Material shown:
——

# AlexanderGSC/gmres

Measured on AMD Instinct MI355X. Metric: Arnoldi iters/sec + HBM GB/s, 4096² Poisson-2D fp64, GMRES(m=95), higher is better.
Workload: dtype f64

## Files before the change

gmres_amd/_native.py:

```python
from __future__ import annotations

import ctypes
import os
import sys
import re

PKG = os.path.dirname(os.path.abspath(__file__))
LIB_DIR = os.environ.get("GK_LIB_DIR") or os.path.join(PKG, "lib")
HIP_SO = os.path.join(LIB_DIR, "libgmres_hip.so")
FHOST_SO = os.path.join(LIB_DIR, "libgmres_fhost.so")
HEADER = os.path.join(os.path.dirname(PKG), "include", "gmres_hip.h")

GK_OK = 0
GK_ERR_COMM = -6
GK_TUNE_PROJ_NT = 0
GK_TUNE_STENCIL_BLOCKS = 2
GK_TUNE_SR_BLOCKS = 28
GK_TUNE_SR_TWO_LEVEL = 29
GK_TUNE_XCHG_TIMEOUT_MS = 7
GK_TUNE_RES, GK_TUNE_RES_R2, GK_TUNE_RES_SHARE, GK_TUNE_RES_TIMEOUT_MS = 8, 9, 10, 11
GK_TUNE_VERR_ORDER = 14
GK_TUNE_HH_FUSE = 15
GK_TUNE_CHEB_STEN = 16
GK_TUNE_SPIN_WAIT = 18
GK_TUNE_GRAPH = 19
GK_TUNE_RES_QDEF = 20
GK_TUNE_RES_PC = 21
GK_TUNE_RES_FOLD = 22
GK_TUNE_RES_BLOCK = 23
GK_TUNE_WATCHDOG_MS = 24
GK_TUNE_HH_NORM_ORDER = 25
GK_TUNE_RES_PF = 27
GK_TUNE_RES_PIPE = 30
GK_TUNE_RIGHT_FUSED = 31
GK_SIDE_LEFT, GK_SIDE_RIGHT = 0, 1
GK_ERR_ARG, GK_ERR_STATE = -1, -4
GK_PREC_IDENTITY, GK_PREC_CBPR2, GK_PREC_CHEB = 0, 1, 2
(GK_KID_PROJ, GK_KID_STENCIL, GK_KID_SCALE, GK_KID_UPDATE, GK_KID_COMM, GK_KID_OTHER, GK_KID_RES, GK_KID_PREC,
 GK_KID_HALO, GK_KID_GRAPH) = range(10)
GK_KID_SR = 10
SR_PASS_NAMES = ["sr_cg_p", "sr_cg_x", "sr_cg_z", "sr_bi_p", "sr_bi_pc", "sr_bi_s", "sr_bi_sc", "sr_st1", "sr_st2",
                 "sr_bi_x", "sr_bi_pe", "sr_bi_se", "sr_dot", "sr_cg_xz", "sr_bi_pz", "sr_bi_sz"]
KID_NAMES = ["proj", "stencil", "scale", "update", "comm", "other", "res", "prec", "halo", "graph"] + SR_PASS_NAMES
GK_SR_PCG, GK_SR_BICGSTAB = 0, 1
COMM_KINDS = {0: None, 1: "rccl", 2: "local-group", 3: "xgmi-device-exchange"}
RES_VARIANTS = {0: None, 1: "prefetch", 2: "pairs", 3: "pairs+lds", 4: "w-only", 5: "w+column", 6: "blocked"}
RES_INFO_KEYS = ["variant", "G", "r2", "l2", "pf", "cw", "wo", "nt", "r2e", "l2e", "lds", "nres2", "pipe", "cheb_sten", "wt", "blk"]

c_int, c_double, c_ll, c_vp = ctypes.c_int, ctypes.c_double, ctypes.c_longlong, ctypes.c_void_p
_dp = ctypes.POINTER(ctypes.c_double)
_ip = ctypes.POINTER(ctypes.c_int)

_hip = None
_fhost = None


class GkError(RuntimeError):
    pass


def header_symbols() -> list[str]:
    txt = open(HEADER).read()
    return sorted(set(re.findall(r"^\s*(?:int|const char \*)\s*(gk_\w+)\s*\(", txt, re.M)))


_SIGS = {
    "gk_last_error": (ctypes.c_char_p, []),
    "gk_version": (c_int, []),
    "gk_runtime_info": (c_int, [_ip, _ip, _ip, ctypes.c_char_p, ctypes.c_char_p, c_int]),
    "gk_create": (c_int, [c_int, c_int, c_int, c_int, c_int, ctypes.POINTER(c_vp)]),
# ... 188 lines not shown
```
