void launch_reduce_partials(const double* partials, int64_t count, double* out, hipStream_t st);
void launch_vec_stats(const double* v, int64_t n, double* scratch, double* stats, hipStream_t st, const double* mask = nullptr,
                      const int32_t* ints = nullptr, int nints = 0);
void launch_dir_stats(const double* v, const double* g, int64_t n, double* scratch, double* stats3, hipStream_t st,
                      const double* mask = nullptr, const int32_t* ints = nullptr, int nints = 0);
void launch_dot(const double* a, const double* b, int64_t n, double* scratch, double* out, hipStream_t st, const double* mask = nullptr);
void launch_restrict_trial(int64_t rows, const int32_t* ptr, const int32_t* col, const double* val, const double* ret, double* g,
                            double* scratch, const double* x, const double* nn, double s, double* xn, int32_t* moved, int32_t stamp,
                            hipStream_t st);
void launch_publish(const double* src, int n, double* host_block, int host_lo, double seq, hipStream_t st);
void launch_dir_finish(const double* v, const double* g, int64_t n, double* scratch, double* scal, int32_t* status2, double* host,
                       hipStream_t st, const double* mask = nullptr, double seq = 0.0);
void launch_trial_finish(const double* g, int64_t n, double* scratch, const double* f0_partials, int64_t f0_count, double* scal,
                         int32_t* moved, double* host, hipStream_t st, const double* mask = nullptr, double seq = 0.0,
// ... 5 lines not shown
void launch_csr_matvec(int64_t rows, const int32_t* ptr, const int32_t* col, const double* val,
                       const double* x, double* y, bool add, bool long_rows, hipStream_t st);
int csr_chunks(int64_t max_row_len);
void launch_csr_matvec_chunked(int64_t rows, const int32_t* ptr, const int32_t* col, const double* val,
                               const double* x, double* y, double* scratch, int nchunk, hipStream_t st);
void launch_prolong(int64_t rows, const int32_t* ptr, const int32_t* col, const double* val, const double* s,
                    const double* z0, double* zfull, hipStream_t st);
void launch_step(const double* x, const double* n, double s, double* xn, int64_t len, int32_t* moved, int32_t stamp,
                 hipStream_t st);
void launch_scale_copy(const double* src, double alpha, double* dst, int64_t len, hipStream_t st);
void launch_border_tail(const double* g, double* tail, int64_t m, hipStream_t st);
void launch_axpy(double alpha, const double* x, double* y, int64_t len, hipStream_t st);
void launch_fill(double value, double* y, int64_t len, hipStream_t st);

——

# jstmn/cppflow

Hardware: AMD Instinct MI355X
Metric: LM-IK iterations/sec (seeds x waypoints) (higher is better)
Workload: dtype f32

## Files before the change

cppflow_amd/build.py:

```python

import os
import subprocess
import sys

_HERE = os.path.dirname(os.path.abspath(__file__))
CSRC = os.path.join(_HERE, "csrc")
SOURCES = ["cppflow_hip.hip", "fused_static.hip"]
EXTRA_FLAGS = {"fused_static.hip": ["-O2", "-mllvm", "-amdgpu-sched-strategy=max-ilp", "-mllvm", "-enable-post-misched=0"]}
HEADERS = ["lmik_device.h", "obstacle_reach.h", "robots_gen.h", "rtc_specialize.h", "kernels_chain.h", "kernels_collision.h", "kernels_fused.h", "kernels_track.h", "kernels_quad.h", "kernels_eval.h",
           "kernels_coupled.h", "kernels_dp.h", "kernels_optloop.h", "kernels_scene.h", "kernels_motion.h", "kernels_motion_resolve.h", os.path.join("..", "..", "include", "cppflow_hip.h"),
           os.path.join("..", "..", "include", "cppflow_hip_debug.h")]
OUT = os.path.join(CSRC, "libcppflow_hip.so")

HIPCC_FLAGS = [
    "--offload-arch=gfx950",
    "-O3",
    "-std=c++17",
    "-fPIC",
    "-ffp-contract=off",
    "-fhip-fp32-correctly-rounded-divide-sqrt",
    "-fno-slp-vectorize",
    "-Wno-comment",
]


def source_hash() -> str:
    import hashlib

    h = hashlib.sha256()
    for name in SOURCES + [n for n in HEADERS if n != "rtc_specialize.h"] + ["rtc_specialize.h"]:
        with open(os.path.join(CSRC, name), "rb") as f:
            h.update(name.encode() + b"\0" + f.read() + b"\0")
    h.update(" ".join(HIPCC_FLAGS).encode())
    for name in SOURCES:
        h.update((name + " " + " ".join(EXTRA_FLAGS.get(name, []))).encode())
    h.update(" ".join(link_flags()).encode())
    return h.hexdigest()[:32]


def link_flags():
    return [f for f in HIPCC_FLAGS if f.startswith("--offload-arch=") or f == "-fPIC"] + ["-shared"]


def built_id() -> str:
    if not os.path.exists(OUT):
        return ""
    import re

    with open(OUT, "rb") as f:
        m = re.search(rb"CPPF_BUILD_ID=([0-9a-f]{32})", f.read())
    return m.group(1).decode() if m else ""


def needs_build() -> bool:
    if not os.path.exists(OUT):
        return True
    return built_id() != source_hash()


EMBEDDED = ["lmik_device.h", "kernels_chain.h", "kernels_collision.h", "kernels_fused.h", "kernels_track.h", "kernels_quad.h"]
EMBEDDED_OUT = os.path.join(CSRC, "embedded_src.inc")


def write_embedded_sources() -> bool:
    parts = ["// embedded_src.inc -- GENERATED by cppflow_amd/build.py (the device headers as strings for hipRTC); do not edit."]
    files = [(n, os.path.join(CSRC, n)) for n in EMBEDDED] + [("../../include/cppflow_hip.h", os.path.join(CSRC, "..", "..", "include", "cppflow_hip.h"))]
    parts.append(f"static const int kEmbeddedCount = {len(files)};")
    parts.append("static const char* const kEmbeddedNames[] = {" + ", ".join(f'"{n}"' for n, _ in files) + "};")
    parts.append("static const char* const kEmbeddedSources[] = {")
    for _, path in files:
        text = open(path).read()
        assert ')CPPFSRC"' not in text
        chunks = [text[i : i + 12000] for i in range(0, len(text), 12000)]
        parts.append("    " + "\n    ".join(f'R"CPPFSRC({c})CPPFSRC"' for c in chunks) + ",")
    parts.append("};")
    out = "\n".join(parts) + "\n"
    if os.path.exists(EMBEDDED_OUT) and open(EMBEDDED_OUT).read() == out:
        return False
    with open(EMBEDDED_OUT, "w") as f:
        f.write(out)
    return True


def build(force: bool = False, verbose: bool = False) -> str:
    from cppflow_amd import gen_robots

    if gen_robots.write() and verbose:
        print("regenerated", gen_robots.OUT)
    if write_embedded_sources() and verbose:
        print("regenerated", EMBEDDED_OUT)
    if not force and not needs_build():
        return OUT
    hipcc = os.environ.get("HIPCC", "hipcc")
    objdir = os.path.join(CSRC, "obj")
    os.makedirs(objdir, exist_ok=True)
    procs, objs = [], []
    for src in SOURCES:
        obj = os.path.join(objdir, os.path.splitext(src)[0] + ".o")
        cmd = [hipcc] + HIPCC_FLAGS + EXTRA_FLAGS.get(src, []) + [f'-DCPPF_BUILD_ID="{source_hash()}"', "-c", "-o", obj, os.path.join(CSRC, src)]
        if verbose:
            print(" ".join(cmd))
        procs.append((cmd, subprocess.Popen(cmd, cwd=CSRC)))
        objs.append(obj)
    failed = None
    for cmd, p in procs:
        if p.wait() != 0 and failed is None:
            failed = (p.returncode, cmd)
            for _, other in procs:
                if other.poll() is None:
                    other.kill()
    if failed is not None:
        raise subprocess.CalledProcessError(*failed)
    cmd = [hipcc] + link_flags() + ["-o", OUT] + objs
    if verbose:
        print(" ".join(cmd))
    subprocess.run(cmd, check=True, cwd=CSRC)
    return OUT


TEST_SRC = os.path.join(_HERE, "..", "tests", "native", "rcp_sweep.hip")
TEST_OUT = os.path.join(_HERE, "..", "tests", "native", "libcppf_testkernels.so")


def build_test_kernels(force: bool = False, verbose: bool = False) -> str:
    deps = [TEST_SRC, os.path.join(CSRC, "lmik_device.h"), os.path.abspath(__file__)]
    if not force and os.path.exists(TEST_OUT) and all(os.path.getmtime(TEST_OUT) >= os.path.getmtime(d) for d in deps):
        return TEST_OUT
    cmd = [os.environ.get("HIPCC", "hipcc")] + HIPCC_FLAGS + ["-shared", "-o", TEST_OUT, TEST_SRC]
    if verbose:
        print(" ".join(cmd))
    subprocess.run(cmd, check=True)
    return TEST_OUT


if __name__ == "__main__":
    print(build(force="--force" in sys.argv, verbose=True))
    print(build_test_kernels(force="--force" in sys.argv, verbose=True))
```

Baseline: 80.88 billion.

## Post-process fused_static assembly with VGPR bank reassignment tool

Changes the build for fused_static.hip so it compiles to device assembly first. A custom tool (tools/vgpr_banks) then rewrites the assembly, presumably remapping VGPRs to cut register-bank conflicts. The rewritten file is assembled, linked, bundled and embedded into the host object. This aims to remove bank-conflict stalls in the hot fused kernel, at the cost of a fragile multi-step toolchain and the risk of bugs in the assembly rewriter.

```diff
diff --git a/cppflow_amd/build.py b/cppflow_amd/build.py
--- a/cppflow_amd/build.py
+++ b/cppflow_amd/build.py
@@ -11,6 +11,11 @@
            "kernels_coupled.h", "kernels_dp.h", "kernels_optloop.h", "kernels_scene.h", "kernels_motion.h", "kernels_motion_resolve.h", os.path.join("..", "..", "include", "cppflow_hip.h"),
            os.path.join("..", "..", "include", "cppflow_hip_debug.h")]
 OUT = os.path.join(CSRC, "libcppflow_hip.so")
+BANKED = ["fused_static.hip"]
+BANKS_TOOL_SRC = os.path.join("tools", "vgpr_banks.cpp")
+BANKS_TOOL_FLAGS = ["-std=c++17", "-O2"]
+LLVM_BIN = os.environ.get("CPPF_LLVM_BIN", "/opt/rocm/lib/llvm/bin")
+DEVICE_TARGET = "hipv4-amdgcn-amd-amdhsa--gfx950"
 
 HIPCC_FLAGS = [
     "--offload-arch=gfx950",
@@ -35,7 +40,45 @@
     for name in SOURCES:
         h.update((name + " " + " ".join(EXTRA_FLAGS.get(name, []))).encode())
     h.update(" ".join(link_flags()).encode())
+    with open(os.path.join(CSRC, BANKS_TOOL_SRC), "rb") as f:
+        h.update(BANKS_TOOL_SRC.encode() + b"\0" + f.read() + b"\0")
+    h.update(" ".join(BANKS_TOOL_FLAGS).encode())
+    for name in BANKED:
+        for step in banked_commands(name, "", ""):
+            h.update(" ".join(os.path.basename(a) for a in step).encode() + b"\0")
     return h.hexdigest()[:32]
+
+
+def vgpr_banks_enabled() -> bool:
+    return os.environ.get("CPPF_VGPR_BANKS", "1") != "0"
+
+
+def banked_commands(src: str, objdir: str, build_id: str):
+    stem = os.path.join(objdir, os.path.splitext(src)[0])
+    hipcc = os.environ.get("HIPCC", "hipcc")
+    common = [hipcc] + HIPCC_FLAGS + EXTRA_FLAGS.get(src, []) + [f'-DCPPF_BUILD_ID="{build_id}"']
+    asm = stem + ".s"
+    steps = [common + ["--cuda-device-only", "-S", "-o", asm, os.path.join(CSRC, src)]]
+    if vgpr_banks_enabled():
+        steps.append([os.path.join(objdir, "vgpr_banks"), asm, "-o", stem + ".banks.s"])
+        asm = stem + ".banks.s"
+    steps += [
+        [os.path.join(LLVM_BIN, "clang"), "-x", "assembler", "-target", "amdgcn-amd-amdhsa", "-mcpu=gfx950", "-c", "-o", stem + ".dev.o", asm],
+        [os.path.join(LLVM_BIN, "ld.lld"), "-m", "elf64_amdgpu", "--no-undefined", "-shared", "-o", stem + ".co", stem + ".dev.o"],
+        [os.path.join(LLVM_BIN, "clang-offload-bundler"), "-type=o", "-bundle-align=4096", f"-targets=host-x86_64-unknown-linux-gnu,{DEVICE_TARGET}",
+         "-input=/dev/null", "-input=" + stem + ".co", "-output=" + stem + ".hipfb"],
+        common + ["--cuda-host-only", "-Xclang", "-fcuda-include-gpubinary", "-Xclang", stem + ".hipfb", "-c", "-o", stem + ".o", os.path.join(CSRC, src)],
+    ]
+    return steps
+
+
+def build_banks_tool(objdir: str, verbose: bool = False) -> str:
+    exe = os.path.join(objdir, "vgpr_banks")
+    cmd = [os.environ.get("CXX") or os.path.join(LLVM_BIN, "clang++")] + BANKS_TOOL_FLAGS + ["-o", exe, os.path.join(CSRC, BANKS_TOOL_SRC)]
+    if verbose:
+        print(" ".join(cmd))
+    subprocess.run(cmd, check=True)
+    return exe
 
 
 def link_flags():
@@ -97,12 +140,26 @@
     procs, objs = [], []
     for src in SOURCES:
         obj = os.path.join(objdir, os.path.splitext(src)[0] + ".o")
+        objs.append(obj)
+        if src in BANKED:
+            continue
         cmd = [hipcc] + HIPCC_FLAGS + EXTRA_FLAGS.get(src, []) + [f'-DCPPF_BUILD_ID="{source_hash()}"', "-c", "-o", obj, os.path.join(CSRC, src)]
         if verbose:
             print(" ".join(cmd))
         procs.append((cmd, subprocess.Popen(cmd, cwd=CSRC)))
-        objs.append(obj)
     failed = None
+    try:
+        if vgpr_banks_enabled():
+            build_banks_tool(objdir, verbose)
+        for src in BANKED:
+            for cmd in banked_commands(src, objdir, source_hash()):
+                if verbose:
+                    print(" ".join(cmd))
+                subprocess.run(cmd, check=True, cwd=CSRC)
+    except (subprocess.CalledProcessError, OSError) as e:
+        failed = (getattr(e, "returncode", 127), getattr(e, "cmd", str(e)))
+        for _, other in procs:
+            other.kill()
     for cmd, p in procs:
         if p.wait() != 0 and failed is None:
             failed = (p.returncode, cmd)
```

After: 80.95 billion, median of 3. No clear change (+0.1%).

——

Using only the entries above, output the line with "void launch_border_tail(const double*", the line with "void launch_fill(double value, double*", and all lines between them, exactly as they stand.

void launch_border_tail(const double* g, double* tail, int64_t m, hipStream_t st);
void launch_axpy(double alpha, const double* x, double* y, int64_t len, hipStream_t st);
void launch_fill(double value, double* y, int64_t len, hipStream_t st);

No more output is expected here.